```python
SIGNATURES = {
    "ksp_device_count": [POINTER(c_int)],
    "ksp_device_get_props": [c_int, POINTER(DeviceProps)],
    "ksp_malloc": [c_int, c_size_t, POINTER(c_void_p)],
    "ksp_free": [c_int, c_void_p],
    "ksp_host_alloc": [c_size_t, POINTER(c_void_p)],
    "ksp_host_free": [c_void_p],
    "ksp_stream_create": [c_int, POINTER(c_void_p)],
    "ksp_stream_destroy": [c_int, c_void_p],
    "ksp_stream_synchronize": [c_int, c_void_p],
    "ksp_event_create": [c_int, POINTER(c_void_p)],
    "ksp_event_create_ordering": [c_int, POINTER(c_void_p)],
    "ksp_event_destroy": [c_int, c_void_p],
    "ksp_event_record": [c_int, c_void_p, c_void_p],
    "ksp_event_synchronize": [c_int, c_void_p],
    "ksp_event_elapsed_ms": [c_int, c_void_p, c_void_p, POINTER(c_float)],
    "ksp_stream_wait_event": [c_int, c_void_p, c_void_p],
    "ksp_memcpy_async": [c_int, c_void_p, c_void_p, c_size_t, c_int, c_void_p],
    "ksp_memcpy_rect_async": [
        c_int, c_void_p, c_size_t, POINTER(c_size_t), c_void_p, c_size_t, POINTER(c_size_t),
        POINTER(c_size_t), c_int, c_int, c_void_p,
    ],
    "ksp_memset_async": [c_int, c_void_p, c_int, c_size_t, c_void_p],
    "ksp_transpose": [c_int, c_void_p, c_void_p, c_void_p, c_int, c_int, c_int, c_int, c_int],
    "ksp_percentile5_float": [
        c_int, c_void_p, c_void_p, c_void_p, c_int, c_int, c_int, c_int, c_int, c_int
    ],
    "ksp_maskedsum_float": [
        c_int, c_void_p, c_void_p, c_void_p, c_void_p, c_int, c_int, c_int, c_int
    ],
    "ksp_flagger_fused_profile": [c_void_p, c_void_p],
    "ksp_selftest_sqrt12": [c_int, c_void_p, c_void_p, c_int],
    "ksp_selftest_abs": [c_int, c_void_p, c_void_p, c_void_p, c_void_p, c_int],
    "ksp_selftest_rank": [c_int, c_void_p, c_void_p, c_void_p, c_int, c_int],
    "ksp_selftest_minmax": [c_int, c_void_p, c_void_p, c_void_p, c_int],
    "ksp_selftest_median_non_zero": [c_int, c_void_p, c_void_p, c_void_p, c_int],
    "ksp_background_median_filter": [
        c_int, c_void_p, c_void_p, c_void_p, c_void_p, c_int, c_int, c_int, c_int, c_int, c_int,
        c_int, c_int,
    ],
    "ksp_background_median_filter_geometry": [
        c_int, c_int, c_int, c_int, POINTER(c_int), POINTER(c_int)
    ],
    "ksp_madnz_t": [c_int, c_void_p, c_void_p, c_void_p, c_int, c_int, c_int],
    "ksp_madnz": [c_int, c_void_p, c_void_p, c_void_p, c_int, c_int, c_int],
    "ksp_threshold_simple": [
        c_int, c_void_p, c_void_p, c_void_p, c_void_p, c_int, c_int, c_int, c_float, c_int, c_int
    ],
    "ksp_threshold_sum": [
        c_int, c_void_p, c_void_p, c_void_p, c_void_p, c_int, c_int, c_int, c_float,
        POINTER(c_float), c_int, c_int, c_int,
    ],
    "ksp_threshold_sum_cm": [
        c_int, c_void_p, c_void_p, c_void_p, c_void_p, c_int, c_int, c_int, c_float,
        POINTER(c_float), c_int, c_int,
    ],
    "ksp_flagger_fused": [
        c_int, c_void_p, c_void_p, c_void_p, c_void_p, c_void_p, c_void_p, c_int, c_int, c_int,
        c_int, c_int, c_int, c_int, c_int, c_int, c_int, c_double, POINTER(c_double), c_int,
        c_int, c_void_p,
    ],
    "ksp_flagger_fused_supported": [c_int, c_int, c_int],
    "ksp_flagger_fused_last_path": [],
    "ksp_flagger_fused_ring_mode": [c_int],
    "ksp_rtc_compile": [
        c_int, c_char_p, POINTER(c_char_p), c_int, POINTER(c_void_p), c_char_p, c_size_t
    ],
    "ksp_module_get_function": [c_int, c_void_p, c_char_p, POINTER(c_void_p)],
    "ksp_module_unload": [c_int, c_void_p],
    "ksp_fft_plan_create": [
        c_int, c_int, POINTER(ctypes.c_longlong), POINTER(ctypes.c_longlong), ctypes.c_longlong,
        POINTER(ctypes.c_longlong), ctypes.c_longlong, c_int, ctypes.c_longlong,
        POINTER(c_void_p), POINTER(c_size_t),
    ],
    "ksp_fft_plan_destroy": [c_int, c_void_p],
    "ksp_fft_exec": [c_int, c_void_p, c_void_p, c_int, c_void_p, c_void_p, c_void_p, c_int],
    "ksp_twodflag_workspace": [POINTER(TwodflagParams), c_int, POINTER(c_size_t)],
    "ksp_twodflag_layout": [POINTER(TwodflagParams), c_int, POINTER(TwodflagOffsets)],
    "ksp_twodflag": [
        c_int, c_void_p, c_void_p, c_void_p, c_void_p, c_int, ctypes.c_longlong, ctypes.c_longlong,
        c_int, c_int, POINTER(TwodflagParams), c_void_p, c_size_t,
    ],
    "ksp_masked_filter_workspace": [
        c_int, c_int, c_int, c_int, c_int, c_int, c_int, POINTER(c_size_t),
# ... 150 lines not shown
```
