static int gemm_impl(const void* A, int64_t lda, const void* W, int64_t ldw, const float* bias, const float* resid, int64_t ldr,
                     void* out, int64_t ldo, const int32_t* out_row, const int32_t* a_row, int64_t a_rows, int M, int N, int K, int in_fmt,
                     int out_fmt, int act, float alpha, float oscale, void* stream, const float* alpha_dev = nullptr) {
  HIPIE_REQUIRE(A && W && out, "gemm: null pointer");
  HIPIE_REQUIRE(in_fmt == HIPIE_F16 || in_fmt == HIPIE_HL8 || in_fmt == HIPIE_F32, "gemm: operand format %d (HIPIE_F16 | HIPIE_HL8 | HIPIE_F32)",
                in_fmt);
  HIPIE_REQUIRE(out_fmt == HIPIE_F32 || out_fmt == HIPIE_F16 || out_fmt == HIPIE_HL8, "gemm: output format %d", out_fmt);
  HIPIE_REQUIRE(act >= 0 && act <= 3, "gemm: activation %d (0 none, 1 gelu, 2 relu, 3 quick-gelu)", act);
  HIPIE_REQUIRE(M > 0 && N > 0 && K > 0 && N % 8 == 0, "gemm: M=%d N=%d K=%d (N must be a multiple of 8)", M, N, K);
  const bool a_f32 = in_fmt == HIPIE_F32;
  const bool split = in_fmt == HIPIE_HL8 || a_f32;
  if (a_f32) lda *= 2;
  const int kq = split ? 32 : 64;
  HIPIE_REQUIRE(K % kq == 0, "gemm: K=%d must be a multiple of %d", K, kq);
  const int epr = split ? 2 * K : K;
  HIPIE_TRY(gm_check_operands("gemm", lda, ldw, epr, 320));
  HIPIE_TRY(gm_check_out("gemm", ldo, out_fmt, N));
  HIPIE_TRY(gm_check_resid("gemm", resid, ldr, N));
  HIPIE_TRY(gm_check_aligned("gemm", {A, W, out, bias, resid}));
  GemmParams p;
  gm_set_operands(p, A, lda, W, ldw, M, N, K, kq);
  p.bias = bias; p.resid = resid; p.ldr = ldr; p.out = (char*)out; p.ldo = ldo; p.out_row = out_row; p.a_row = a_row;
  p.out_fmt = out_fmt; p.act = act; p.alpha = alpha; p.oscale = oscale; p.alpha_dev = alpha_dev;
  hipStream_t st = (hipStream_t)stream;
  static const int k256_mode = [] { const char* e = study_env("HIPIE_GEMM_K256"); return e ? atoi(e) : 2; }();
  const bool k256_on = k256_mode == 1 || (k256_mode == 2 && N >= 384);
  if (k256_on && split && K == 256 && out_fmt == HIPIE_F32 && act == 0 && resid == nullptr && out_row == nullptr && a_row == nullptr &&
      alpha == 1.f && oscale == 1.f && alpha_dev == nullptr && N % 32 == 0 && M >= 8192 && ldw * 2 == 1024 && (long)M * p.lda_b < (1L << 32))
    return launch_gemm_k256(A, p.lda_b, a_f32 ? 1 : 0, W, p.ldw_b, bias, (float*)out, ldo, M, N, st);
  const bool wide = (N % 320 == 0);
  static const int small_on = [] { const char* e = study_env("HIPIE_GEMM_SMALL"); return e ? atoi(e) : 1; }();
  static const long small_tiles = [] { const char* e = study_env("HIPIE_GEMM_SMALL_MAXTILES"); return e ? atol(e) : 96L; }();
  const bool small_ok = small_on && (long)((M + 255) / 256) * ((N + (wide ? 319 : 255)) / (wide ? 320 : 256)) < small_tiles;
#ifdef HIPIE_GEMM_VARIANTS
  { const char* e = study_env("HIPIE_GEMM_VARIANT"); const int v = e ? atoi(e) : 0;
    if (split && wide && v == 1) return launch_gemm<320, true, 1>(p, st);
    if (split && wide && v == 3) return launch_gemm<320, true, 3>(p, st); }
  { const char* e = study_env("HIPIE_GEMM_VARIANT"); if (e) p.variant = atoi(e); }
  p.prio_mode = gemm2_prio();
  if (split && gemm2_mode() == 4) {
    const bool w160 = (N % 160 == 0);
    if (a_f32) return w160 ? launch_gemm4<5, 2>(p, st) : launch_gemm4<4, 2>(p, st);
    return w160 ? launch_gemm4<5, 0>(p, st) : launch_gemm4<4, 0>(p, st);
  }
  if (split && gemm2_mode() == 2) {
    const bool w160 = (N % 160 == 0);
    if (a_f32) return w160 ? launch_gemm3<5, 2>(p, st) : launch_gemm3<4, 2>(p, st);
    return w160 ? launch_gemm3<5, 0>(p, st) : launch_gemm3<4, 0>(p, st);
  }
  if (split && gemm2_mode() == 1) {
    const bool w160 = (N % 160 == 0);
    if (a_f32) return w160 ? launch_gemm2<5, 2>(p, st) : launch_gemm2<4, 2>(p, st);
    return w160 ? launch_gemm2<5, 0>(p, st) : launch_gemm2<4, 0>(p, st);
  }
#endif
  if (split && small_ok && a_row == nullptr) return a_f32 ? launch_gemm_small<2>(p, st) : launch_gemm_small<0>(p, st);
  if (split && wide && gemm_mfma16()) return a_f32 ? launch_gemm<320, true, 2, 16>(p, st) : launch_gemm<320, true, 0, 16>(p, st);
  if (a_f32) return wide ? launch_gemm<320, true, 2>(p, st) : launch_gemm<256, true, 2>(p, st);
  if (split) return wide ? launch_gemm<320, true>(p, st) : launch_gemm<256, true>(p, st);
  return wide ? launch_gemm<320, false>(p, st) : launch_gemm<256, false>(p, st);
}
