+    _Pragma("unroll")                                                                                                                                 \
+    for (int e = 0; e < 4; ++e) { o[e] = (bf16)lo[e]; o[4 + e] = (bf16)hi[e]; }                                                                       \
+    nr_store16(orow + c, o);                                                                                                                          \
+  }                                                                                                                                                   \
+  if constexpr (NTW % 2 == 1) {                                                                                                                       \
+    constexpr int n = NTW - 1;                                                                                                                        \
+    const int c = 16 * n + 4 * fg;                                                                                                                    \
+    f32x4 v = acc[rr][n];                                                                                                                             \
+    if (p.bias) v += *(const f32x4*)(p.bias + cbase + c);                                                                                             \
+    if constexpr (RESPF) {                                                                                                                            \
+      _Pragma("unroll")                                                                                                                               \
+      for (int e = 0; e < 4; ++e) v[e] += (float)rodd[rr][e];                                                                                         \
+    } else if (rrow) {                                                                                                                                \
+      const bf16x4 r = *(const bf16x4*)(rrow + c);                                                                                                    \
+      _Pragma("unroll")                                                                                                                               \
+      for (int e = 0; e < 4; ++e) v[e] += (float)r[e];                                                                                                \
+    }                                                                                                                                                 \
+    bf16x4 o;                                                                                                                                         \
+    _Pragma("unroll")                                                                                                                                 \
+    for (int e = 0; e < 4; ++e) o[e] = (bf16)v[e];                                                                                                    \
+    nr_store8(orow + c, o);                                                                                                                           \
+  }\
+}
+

___

§ **The problem**: Once a line of the records is found to contain "alpha", copy it out.

§ **Task response**:
                     int out_fmt, int act, float alpha, float oscale, void* stream, const float* alpha_dev = nullptr) {
  p.out_fmt = out_fmt; p.act = act; p.alpha = alpha; p.oscale = oscale; p.alpha_dev = alpha_dev;
      alpha == 1.f && oscale == 1.f && alpha_dev == nullptr && N % 32 == 0 && M >= 8192 && ldw * 2 == 1024 && (long)M * p.lda_b < (1L << 32))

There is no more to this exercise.